* What you should do: Line by line, copy all of the data exactly.

(Records supplied)

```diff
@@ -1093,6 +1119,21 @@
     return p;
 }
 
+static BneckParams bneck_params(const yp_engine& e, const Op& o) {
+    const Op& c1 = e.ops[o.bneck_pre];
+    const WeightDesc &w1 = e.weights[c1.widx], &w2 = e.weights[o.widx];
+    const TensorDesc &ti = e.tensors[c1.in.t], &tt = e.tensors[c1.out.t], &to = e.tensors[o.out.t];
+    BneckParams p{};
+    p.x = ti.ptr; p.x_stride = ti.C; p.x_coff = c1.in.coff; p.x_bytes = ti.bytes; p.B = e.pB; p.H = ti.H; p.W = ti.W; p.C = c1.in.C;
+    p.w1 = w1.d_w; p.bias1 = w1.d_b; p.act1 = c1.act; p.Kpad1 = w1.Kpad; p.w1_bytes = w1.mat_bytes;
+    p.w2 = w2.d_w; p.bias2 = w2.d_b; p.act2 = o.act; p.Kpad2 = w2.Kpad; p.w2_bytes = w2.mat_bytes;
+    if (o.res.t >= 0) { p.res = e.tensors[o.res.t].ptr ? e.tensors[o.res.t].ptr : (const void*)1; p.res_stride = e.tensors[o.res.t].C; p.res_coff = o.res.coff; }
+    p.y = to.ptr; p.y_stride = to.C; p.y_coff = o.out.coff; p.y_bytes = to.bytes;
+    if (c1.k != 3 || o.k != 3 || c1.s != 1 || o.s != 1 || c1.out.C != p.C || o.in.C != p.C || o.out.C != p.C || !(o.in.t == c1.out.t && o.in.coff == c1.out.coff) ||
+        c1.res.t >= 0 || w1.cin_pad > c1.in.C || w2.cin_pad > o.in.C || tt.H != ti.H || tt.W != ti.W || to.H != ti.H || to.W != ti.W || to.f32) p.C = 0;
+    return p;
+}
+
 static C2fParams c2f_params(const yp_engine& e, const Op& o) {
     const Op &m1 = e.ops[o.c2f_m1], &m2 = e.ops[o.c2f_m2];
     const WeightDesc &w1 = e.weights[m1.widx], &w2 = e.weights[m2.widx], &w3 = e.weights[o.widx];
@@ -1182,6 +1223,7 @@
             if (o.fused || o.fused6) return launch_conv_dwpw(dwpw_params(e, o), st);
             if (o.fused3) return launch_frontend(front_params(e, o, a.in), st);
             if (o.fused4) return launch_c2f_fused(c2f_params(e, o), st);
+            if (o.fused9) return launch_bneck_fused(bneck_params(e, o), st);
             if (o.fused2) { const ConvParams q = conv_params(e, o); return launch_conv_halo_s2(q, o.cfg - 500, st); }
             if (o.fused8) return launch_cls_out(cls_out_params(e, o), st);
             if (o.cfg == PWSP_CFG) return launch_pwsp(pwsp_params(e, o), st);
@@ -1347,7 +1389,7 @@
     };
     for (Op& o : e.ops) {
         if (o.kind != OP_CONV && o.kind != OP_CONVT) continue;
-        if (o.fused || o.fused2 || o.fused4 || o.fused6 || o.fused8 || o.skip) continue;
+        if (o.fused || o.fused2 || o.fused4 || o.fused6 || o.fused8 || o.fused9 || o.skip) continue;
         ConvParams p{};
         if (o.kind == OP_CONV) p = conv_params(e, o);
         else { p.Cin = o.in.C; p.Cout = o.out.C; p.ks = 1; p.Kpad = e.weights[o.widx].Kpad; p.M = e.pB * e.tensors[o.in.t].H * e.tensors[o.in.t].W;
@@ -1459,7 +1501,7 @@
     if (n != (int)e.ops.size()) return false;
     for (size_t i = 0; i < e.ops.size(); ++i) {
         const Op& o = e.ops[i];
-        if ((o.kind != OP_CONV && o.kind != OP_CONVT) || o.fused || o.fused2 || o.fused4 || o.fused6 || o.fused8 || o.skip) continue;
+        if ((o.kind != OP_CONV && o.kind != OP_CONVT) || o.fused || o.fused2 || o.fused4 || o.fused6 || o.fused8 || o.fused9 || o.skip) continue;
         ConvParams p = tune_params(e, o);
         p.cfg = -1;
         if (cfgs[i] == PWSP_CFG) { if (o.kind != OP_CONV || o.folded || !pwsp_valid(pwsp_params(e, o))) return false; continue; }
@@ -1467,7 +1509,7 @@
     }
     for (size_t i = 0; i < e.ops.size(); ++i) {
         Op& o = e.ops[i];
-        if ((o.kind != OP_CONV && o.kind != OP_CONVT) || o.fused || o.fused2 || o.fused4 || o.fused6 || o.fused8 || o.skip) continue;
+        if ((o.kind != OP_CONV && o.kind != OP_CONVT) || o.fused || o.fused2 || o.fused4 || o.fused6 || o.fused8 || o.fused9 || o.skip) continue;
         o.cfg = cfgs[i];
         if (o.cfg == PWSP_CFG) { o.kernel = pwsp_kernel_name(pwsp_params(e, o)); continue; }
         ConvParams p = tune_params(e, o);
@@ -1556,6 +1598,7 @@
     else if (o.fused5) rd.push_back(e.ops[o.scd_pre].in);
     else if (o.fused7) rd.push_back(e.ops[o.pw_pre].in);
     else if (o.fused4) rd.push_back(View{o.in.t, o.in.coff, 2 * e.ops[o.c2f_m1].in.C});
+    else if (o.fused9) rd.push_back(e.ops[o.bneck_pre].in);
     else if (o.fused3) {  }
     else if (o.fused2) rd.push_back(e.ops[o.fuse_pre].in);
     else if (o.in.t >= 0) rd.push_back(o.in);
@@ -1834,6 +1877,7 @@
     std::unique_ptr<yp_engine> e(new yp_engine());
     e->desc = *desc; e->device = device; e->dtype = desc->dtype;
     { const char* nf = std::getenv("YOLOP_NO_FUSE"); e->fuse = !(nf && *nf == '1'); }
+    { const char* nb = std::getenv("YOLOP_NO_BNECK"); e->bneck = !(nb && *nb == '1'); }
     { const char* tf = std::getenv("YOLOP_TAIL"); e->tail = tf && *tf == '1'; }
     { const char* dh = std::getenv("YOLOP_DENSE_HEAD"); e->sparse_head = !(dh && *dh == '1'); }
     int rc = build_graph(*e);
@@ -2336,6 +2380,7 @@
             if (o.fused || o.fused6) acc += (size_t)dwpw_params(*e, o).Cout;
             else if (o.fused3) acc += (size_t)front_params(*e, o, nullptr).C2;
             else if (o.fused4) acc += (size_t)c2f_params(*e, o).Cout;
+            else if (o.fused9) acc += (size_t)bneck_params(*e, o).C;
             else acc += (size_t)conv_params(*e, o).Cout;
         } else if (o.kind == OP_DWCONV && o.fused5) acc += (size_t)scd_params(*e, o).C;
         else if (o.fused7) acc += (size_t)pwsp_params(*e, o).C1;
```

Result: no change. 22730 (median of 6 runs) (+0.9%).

(End Records supplied)

* Expected answer:
```diff
@@ -1093,6 +1119,21 @@
     return p;
 }
 
+static BneckParams bneck_params(const yp_engine& e, const Op& o) {
+    const Op& c1 = e.ops[o.bneck_pre];
+    const WeightDesc &w1 = e.weights[c1.widx], &w2 = e.weights[o.widx];
+    const TensorDesc &ti = e.tensors[c1.in.t], &tt = e.tensors[c1.out.t], &to = e.tensors[o.out.t];
+    BneckParams p{};
+    p.x = ti.ptr; p.x_stride = ti.C; p.x_coff = c1.in.coff; p.x_bytes = ti.bytes; p.B = e.pB; p.H = ti.H; p.W = ti.W; p.C = c1.in.C;
+    p.w1 = w1.d_w; p.bias1 = w1.d_b; p.act1 = c1.act; p.Kpad1 = w1.Kpad; p.w1_bytes = w1.mat_bytes;
+    p.w2 = w2.d_w; p.bias2 = w2.d_b; p.act2 = o.act; p.Kpad2 = w2.Kpad; p.w2_bytes = w2.mat_bytes;
+    if (o.res.t >= 0) { p.res = e.tensors[o.res.t].ptr ? e.tensors[o.res.t].ptr : (const void*)1; p.res_stride = e.tensors[o.res.t].C; p.res_coff = o.res.coff; }
+    p.y = to.ptr; p.y_stride = to.C; p.y_coff = o.out.coff; p.y_bytes = to.bytes;
+    if (c1.k != 3 || o.k != 3 || c1.s != 1 || o.s != 1 || c1.out.C != p.C || o.in.C != p.C || o.out.C != p.C || !(o.in.t == c1.out.t && o.in.coff == c1.out.coff) ||
+        c1.res.t >= 0 || w1.cin_pad > c1.in.C || w2.cin_pad > o.in.C || tt.H != ti.H || tt.W != ti.W || to.H != ti.H || to.W != ti.W || to.f32) p.C = 0;
+    return p;
+}
+
 static C2fParams c2f_params(const yp_engine& e, const Op& o) {
     const Op &m1 = e.ops[o.c2f_m1], &m2 = e.ops[o.c2f_m2];
     const WeightDesc &w1 = e.weights[m1.widx], &w2 = e.weights[m2.widx], &w3 = e.weights[o.widx];
@@ -1182,6 +1223,7 @@
             if (o.fused || o.fused6) return launch_conv_dwpw(dwpw_params(e, o), st);
             if (o.fused3) return launch_frontend(front_params(e, o, a.in), st);
             if (o.fused4) return launch_c2f_fused(c2f_params(e, o), st);
+            if (o.fused9) return launch_bneck_fused(bneck_params(e, o), st);
             if (o.fused2) { const ConvParams q = conv_params(e, o); return launch_conv_halo_s2(q, o.cfg - 500, st); }
             if (o.fused8) return launch_cls_out(cls_out_params(e, o), st);
             if (o.cfg == PWSP_CFG) return launch_pwsp(pwsp_params(e, o), st);
@@ -1347,7 +1389,7 @@
     };
     for (Op& o : e.ops) {
         if (o.kind != OP_CONV && o.kind != OP_CONVT) continue;
-        if (o.fused || o.fused2 || o.fused4 || o.fused6 || o.fused8 || o.skip) continue;
+        if (o.fused || o.fused2 || o.fused4 || o.fused6 || o.fused8 || o.fused9 || o.skip) continue;
         ConvParams p{};
         if (o.kind == OP_CONV) p = conv_params(e, o);
         else { p.Cin = o.in.C; p.Cout = o.out.C; p.ks = 1; p.Kpad = e.weights[o.widx].Kpad; p.M = e.pB * e.tensors[o.in.t].H * e.tensors[o.in.t].W;
@@ -1459,7 +1501,7 @@
     if (n != (int)e.ops.size()) return false;
     for (size_t i = 0; i < e.ops.size(); ++i) {
         const Op& o = e.ops[i];
-        if ((o.kind != OP_CONV && o.kind != OP_CONVT) || o.fused || o.fused2 || o.fused4 || o.fused6 || o.fused8 || o.skip) continue;
+        if ((o.kind != OP_CONV && o.kind != OP_CONVT) || o.fused || o.fused2 || o.fused4 || o.fused6 || o.fused8 || o.fused9 || o.skip) continue;
         ConvParams p = tune_params(e, o);
         p.cfg = -1;
         if (cfgs[i] == PWSP_CFG) { if (o.kind != OP_CONV || o.folded || !pwsp_valid(pwsp_params(e, o))) return false; continue; }
@@ -1467,7 +1509,7 @@
     }
     for (size_t i = 0; i < e.ops.size(); ++i) {
         Op& o = e.ops[i];
-        if ((o.kind != OP_CONV && o.kind != OP_CONVT) || o.fused || o.fused2 || o.fused4 || o.fused6 || o.fused8 || o.skip) continue;
+        if ((o.kind != OP_CONV && o.kind != OP_CONVT) || o.fused || o.fused2 || o.fused4 || o.fused6 || o.fused8 || o.fused9 || o.skip) continue;
         o.cfg = cfgs[i];
         if (o.cfg == PWSP_CFG) { o.kernel = pwsp_kernel_name(pwsp_params(e, o)); continue; }
         ConvParams p = tune_params(e, o);
@@ -1556,6 +1598,7 @@
     else if (o.fused5) rd.push_back(e.ops[o.scd_pre].in);
     else if (o.fused7) rd.push_back(e.ops[o.pw_pre].in);
     else if (o.fused4) rd.push_back(View{o.in.t, o.in.coff, 2 * e.ops[o.c2f_m1].in.C});
+    else if (o.fused9) rd.push_back(e.ops[o.bneck_pre].in);
     else if (o.fused3) {  }
     else if (o.fused2) rd.push_back(e.ops[o.fuse_pre].in);
     else if (o.in.t >= 0) rd.push_back(o.in);
@@ -1834,6 +1877,7 @@
     std::unique_ptr<yp_engine> e(new yp_engine());
     e->desc = *desc; e->device = device; e->dtype = desc->dtype;
     { const char* nf = std::getenv("YOLOP_NO_FUSE"); e->fuse = !(nf && *nf == '1'); }
+    { const char* nb = std::getenv("YOLOP_NO_BNECK"); e->bneck = !(nb && *nb == '1'); }
     { const char* tf = std::getenv("YOLOP_TAIL"); e->tail = tf && *tf == '1'; }
     { const char* dh = std::getenv("YOLOP_DENSE_HEAD"); e->sparse_head = !(dh && *dh == '1'); }
     int rc = build_graph(*e);
@@ -2336,6 +2380,7 @@
             if (o.fused || o.fused6) acc += (size_t)dwpw_params(*e, o).Cout;
             else if (o.fused3) acc += (size_t)front_params(*e, o, nullptr).C2;
             else if (o.fused4) acc += (size_t)c2f_params(*e, o).Cout;
+            else if (o.fused9) acc += (size_t)bneck_params(*e, o).C;
             else acc += (size_t)conv_params(*e, o).Cout;
         } else if (o.kind == OP_DWCONV && o.fused5) acc += (size_t)scd_params(*e, o).C;
         else if (o.fused7) acc += (size_t)pwsp_params(*e, o).C1;
```

Result: no change. 22730 (median of 6 runs) (+0.9%).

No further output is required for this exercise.